The able article just quoted had a wholesome effect upon many thoughtful men at the South, and brought the blush to the cheek of the nation. A few of the Southern journals agreed with Mr. Greeley that the resolves of the Confederate Congress were unjustifiable; that the Congress had no right to say what color the Union soldiers should be; and that such action would damage their cause in the calm and humane judgment of all Europe. But the Confederate Congress was unmoved and unmovable upon this subject.

Three Colored men had been captured in Stone River on the gun-boat "Isaac Smith." They were free men; but, notwithstanding this, they were placed in close confinement and treated like felons. Upon the facts reaching the ear of the Government, Secretary Stanton took three South Carolina prisoners and had them subjected to the same treatment, and the facts telegraphed to the Rebel authorities. Commenting upon the question of the treatment of captured Colored soldiers the "Richmond Examiner" said:

"It is not merely the pretension of a regular Government affecting to deal with 'Rebels,' but it is a deadly stab which they are aiming at our institutions themselves—because they know that, if we were insane enough to yield this point, to treat Black men as the equals of White, and insurgent slaves as equivalent to our brave soldiers, the very foundation of Slavery would be fatally wounded."

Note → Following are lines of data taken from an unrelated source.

# tlog-dev/eazy

Measured on AMD Instinct MI355X. Metric: device-resident compress+decompress GiB/s, 1 MiB block, 1/2/4/8 MI355X, higher is better.
Workload: dtype u8

## Files before the change

### eazy_amd/csrc/ez_k1_lean.hip

```cpp
#include "ez_k1_internal.h"

#include <cstdio>
#include <cstring>
#include <algorithm>
#include <vector>

namespace ez {
namespace {
using namespace k1;

struct GWU {
    const uint8_t *p;
    __device__ __forceinline__ void around(int32_t y, uint64_t &before, uint64_t &from) const {
        V16 v = ld16v(p + (y - 8));
        if (y < 8) {
            const int32_t k = 8 - y;
            v.lo &= k >= 8 ? 0ull : ~0ull << (8 * k);
            v.hi &= k >= 16 ? 0ull : (k <= 8 ? ~0ull : ~0ull << (8 * (k - 8)));
        }
        before = v.lo;
        from = v.hi;
    }
};

template <int R = 80, int G = 16>
struct WinLds {
    static constexpr int LB = 128 / G;
    typedef unsigned int u32v __attribute__((ext_vector_type(LB / 4)));
    u32v f;
    int32_t cb, fb, bmax, pm;
    uint8_t *wl;
    __device__ __forceinline__ int32_t floor4(int32_t y) const { return y - ((pm + y) & 3); }
    __device__ __forceinline__ void ld(const uint8_t *p, int32_t b, int lj, u32v &d) const {
        typedef const __attribute__((address_space(1))) u32v *gp;
        d = *(gp)(p + b + LB * lj);
    }
    __device__ __forceinline__ void put(int lj) const { *(u32v *)(wl + LB * lj) = f; }
    __device__ __forceinline__ void init(const uint8_t *p, int32_t n, int lj, bool live) {
        pm = (int32_t)((uintptr_t)p & 3);
        bmax = floor4(n - 64);
        cb = min(floor4(-8), bmax);
        fb = min(cb + 64, bmax);
        f = u32v{};
        if (live) ld(p, cb, lj, f);
        put(lj);
        if (live) ld(p, fb, lj, f);
    }
    __device__ __forceinline__ void advance(const uint8_t *p, int32_t i, int lj, bool live) {
        const int32_t y = i - 8;
        if (live && !(y >= cb && y - cb <= R)) {
            if (!(y >= fb && y - fb <= R)) {
                fb = min(floor4(y), bmax);
                ld(p, fb, lj, f);
            }
            cb = fb;
            put(lj);
            fb = min(cb + 64, bmax);
            ld(p, fb, lj, f);
        }
    }
    __device__ __forceinline__ void bytes(int32_t i, int g, int lj, V16 &w0, V16 &w1) const {
        const uint32_t o = (uint32_t)(i - 8 - cb + lj), r = o & 3;
        const uint32_t *q = (const uint32_t *)(wl + (o & ~3u));
        uint32_t d[9];
#pragma unroll
        for (int t = 0; t < 9; t++) d[t] = q[t];
        uint32_t b[8];
#pragma unroll
        for (int t = 0; t < 8; t++) b[t] = __builtin_amdgcn_alignbyte(d[t + 1], d[t], r);
        w0.lo = (uint64_t)b[0] | ((uint64_t)b[1] << 32);
        w0.hi = (uint64_t)b[2] | ((uint64_t)b[3] << 32);
        w1.lo = (uint64_t)b[4] | ((uint64_t)b[5] << 32);
        w1.hi = (uint64_t)b[6] | ((uint64_t)b[7] << 32);
    }
    __device__ __forceinline__ void bytes48(int32_t i, int g, int lj, V16 &w0, V16 &w1, V16 &w2) const {
        static_assert(R <= 64, "48-byte windows need the region to reach i + 54");
        const uint32_t o = (uint32_t)(i - 8 - cb + lj), r = o & 3;
        const uint32_t *q = (const uint32_t *)(wl + (o & ~3u));
        uint32_t d[13];
#pragma unroll
        for (int t = 0; t < 13; t++) d[t] = q[t];
        uint32_t b[12];
#pragma unroll
        for (int t = 0; t < 12; t++) b[t] = __builtin_amdgcn_alignbyte(d[t + 1], d[t], r);
        w0 = V16{(uint64_t)b[0] | ((uint64_t)b[1] << 32), (uint64_t)b[2] | ((uint64_t)b[3] << 32)};
        w1 = V16{(uint64_t)b[4] | ((uint64_t)b[5] << 32), (uint64_t)b[6] | ((uint64_t)b[7] << 32)};
        w2 = V16{(uint64_t)b[8] | ((uint64_t)b[9] << 32), (uint64_t)b[10] | ((uint64_t)b[11] << 32)};
    }
};

__device__ __forceinline__ void bytes32(const LeanIn &L, const uint8_t *p, int32_t y, V16 &c0, V16 &c1) {
    const uintptr_t a = (uintptr_t)(p + y - 8);
    const uint32_t r = (uint32_t)(a & 3);
    const uint8_t *w = (const uint8_t *)(a & ~(uintptr_t)3);
    const uint4 q0 = L.dw4(w), q1 = L.dw4(w + 16);
    const uint32_t q2 = L.dw(w + 32);
    const uint32_t d[9] = {q0.x, q0.y, q0.z, q0.w, q1.x, q1.y, q1.z, q1.w, q2};
    uint32_t b[8];
#pragma unroll
    for (int t = 0; t < 8; t++) b[t] = __builtin_amdgcn_alignbyte(d[t + 1], d[t], r);
    c0.lo = (uint64_t)b[0] | ((uint64_t)b[1] << 32);
    c0.hi = (uint64_t)b[2] | ((uint64_t)b[3] << 32);
    c1.lo = (uint64_t)b[4] | ((uint64_t)b[5] << 32);
    c1.hi = (uint64_t)b[6] | ((uint64_t)b[7] << 32);
}

__device__ __forceinline__ void bytes48(const LeanIn &L, const uint8_t *p, int32_t y, V16 &c0, V16 &c1, V16 &c2) {
    const uintptr_t a = (uintptr_t)(p + y);
    const uint32_t r = (uint32_t)(a & 3);
    const uint8_t *w = (const uint8_t *)(a & ~(uintptr_t)3) - 8;
    const uint4 q0 = L.dw4(w), q1 = L.dw4(w + 16), q2 = L.dw4(w + 32);
    const uint32_t q3 = L.dw(w + 48);
    const uint32_t d[13] = {q0.x, q0.y, q0.z, q0.w, q1.x, q1.y, q1.z, q1.w, q2.x, q2.y, q2.z, q2.w, q3};
    uint32_t b[12];
#pragma unroll
    for (int t = 0; t < 12; t++) b[t] = __builtin_amdgcn_alignbyte(d[t + 1], d[t], r);
    c0 = V16{(uint64_t)b[0] | ((uint64_t)b[1] << 32), (uint64_t)b[2] | ((uint64_t)b[3] << 32)};
    c1 = V16{(uint64_t)b[4] | ((uint64_t)b[5] << 32), (uint64_t)b[6] | ((uint64_t)b[7] << 32)};
    c2 = V16{(uint64_t)b[8] | ((uint64_t)b[9] << 32), (uint64_t)b[10] | ((uint64_t)b[11] << 32)};
}

#if (EZ_EXP & 65536)
__device__ unsigned long long g_lean_hist[18];
#endif

template <int FW, int G>
__device__ __forceinline__ void lean_run(const CompressArgs &A, int lj, int g, uint16_t *hth, uint32_t table_words, uint32_t hsh,
                                         uint64_t *recs, uint64_t rcap, int prio, uint8_t *edge, uint8_t *wl) {
    constexpr int S = 64 / G;
    constexpr uint32_t kGMask = (1u << G) - 1;
    constexpr bool W40 = FW == 40;
    static_assert(FW == 24 || W40, "the judgement's forward cap is 24 or 40 bytes");
    constexpr int32_t CAP = FW;
    const LeanIn L{};
    const uint8_t *blo = A.in, *bhi = A.in + A.in_off[A.count];
    uint32_t *slots = (uint32_t *)(edge + 128 + kEdgeSlots * edge_slot_bytes(A));
    const uint32_t rcap32 = (uint32_t)rcap;

    uint64_t s = (uint64_t)blockIdx.x * S + (uint64_t)g;
    const uint8_t *p = edge + 16;
    int32_t n = 0, i = 0, done = 0, nrec = 0;
    int err = 0;
    bool live = false, pending = false;
    uint64_t *rec = recs;
    V16 z0{0, 0}, z1{0, 0}, z2{0, 0};
    WinLds<W40 ? 64 : 80, G> wr;
    wr.wl = wl;
    int64_t budget = 0;

    auto open = [&]() {
        pending = s < A.count;
        n = 0;
        const uint8_t *src = blo;
        if (pending) {
            n = (int32_t)(A.in_off[s + 1] - A.in_off[s]);
            src = A.in + A.in_off[s];
        }
        for (int32_t k = 4 * lj; k < (int32_t)table_words; k += 4 * G) *(uint4 *)((uint32_t *)hth + k) = make_uint4(0, 0, 0, 0);
        err = !pending || (uint64_t)n > A.max_len ? EZ_EINVAL : 0;
        live = !err && n >= 4;
        p = live ? src : edge + 16;
        const bool edge_stream = live && (src - kEdgeBefore < blo || src + n + 64 > bhi);
        if (edge_stream) {
            int32_t slot = 0;
            if (lj == 0) slot = (int32_t)atomicAdd(slots, 1u);
            slot = bcast(slot, G * g);
            if (slot >= kEdgeSlots) {
                err = EZ_ESTUCK;
                live = false;
                p = edge + 16;
            } else {
                uint8_t *d = edge + 128 + (uint64_t)slot * edge_slot_bytes(A);
                for (int32_t k = lj; k < n + kEdgeBefore + 64; k += G)
                    d[k] = (k >= kEdgeBefore && k < n + kEdgeBefore) ? src[k - kEdgeBefore] : (uint8_t)0;
                p = d + kEdgeBefore;
            }
            __threadfence_block();
        }
        i = done = nrec = 0;
        rec = recs + (pending ? s : 0) * rcap;
        wr.init(p, n, lj, live);
        z0 = z1 = z2 = V16{0, 0};
        if (live) {
            if constexpr (W40) bytes48(L, p, 0, z0, z1, z2);
            else bytes32(L, p, 0, z0, z1);
            z0.lo = 0;
        }
    };
    open();
    budget += (int64_t)(4 * A.max_len + 64) * S;

    V16 w0{0, 0}, w1{0, 0}, w2{0, 0};
    for (;;) {
        if (__builtin_amdgcn_ballot_w64(!live && pending) != 0) {
            if (!live && pending) {
                if (lj == 0) A.out_size[s] = (uint64_t)nrec | ((uint64_t)err << 48);
                pending = false;
            }
        }
        if (__builtin_amdgcn_ballot_w64(live) == 0) break;
        if (budget < 0) {
            if (live) err = EZ_ESTUCK;
            live = false;
            continue;
        }
        const uint64_t lm = __builtin_amdgcn_ballot_w64(live);
        do {
        budget--;
        if constexpr (W40) wr.bytes48(i, g, lj, w0, w1, w2);
        else wr.bytes(i, g, lj, w0, w1);
        const int32_t nvalid = n - 3 - i < G ? n - 3 - i : G;
        const int32_t x = i + lj;
        const bool valid = live && lj < nvalid;

        if (prio & 1) __builtin_amdgcn_s_setprio(3);
        const uint32_t h = valid ? ((uint32_t)w0.hi * kHashMul) >> hsh : 0u;
        int32_t cand = 0;
        if (valid) cand = (int32_t)lds_mskor16(hth, h, (uint32_t)x);
        V16 c0 = z0, c1 = z1, c2 = z2;
        if (cand != 0) {
            if constexpr (W40) bytes48(L, p, cand, c0, c1, c2);
            else bytes32(L, p, cand, c0, c1);
            if (__builtin_expect(cand < 8, 0)) c0.lo &= ~0ull << (8 * (8 - cand));
        }
        if (prio & 1) __builtin_amdgcn_s_setprio(0);

        const bool rl = cand >= done && cand < x;
        const uint64_t e0 = w0.hi ^ c0.hi, e1 = w1.lo ^ c1.lo, e2 = w1.hi ^ c1.hi;
        int32_t jf = W40 ? first_diff40(e0, e1, e2, w2.lo ^ c2.lo, w2.hi ^ c2.hi) : first_diff24(e0, e1, e2);
        jf = jf < n - x ? jf : n - x;
        int32_t bl = x - done;
        if (rl) bl = bl < cand ? bl : cand;
        int32_t jb = last_diff8(w0.lo ^ c0.lo);
        jb = jb < bl ? jb : bl;
        const bool zr = rl && c0.hi == 0 && cand + 8 < n;
        const int32_t fw = rl ? jf : (jf < done - cand ? jf : done - cand);
        const bool acc = valid && (zr || fw + jb >= kMinCopyChunk);

        int32_t lit, nx, dist, ext;
        bool force = false;
        if (zr) {
            int32_t zf = W40 ? first_diff40(0, c1.lo, c1.hi, c2.lo, c2.hi) : first_diff24(0, c1.lo, c1.hi);
            zf = zf < n - cand ? zf : n - cand;
            int32_t zb = last_diff8(c0.lo);
            zb = zb < cand - done ? zb : cand - done;
            lit = cand - zb;
            nx = cand + zf;
            dist = 0;
            ext = (zf == CAP && n - cand > CAP ? 1 : 0) | (zb == 8 && cand - done > 8 ? 2 : 0);
        } else {
            lit = x - jb;
            nx = x + fw;
            dist = x - cand;
            force = rl;
            ext = (jf == CAP && (rl ? n - x : (done - cand < n - x ? done - cand : n - x)) > CAP ? 1 : 0) |
                  (jb == 8 && bl > 8 ? 2 : 0);
        }
        const uint64_t am64 = __builtin_amdgcn_ballot_w64(acc);
        const uint32_t am = (uint32_t)(am64 >> (G * g)) & kGMask;
        const int a = am ? __builtin_ctz(am) : -1;
#if (EZ_EXP & 65536)
        if (live && lj == 0) atomicAdd(&g_lean_hist[a + 1], 1ull);
#endif
        const bool act = live && a >= 0;
        const bool ins1 = !rl && !zr && x + 1 + 4 <= n;
        const int32_t pack = nx | (ext << 28) | ((int32_t)ins1 << 30);
        const int32_t sel = __builtin_amdgcn_ds_bpermute(4 * (G * g + (a < 0 ? 0 : a)), pack);
        int32_t nxt = sel & 0x0fffffff;
        if (__builtin_amdgcn_ballot_w64(act && ((sel >> 28) & 3) != 0) != 0) {
            const int32_t info = cand | (((zr ? cand : x) - lit) << 16) | ((int32_t)rl << 29) | ((int32_t)zr << 30);
            const int32_t ib = bcast(info, G * g + (a < 0 ? 0 : a));
            const int32_t xa = i + (a < 0 ? 0 : a);
            const int32_t ca = ib & 0xffff;
            const bool rla = (ib >> 29) & 1, zra = (ib >> 30) & 1;
            const int32_t e = (sel >> 28) & 3;
            const bool need = act && e != 0;
            const int mode = zra ? 0 : (rla ? 1 : 2);
            const int32_t fa = zra ? ca : xa;
            const int32_t blim = zra ? ca - done : (rla ? ((xa - done) < ca ? (xa - done) : ca) : xa - done);
            const int32_t flim = zra ? n - ca : (rla ? n - xa : ((done - ca) < n - xa ? done - ca : n - xa));
            int32_t fx, cx;
            gext<G, GWU>(GWU{p}, need && (e & 1), need && (e & 2), g, lj, fa, ca, mode, done, CAP, flim, blim, fx, cx);
            if (need) {
                const int32_t f = (e & 1) ? fx : (sel & 0x0fffffff) - fa;
                const int32_t c = (e & 2) ? cx : ((ib >> 16) & 0xf);
                nxt = fa + f;
                if (lj == a) {
                    lit = fa - c;
                    nx = nxt;
                }
            }
        }
        const bool ins_next = (prio & 4) && a >= 0 && a < G - 1 && ((sel >> 30) & 1);
        if (valid && a >= 0 && lj > a && cand <= i + a) hth[h] = (uint16_t)(ins_next && lj == a + 1 ? x : cand);
        if (act && lj == a && !ins_next) {
            if (ins1) {
                const uint32_t h1 = ((uint32_t)(w0.hi >> 8) * kHashMul) >> hsh;
                hth[h1] = (uint16_t)(x + 1);
            }
        }
        const bool st_rec = act && lj == a;
        const uint64_t rv = rec_pack(lit, nx - lit, dist, force);
        const uint32_t rat = (uint32_t)nrec;
        const bool rec_room = (uint32_t)nrec < rcap32;
        if (act) {
            if (!rec_room) { err = EZ_ESTUCK; live = false; }
            nrec++;
            i = done = nxt;
        } else if (live) {
            i += nvalid;
        }
        if (live && (err || i + 4 > n)) live = false;
        wr.advance(p, i, lj, live);
        __builtin_amdgcn_sched_barrier(0);
        if (st_rec && rec_room) __builtin_nontemporal_store(rv, rec + rat);
        } while (__builtin_amdgcn_ballot_w64(live) == lm && budget >= 0);
    }
}
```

Shortly after this occurrence an exchange of prisoners took place in front of Charleston. The rebels returned only white prisoners. When upbraided by the Union officers for not exchanging Negroes the reply came that under the resolutions of the Confederate Congress they could not deliver up any Negro soldiers. This fact stirred the heart of the North, and caused the Government to act. The following order was issued by the President:

"Executive Mansion, }
"Washington, July 30, 1863. }

"It is the duty of every Government to give protection to its citizens, of whatever class, color, or condition, and especially to those who are duly organized as soldiers in the public service. The law of nations, and the usages and customs of war, as carried on by civilized powers, permit no distinction as to color in the treatment of prisoners of war as public enemies. To sell or enslave any captured person, on account of his color, and for no offense against the laws of war, is a relapse into barbarism, and a crime against the civilization of the age.

"The Government of the United States will give the same protection to all its soldiers; and if the enemy shall sell or enslave any one because of his color, the offense shall be punished by retaliation upon the enemy's prisoners in our possession.

"It is therefore ordered that, for every soldier of the United States killed in violation of the laws of war, a Rebel soldier shall be executed; and for every one enslaved by the enemy or sold into Slavery, a Rebel soldier shall be placed at hard labor on public works, and continued at such labor until the other shall be released and receive the treatment due to a prisoner of war.

"Abraham Lincoln.

"By order of the Secretary of War.
"E. D. Townsend, Assistant Adjutant-General."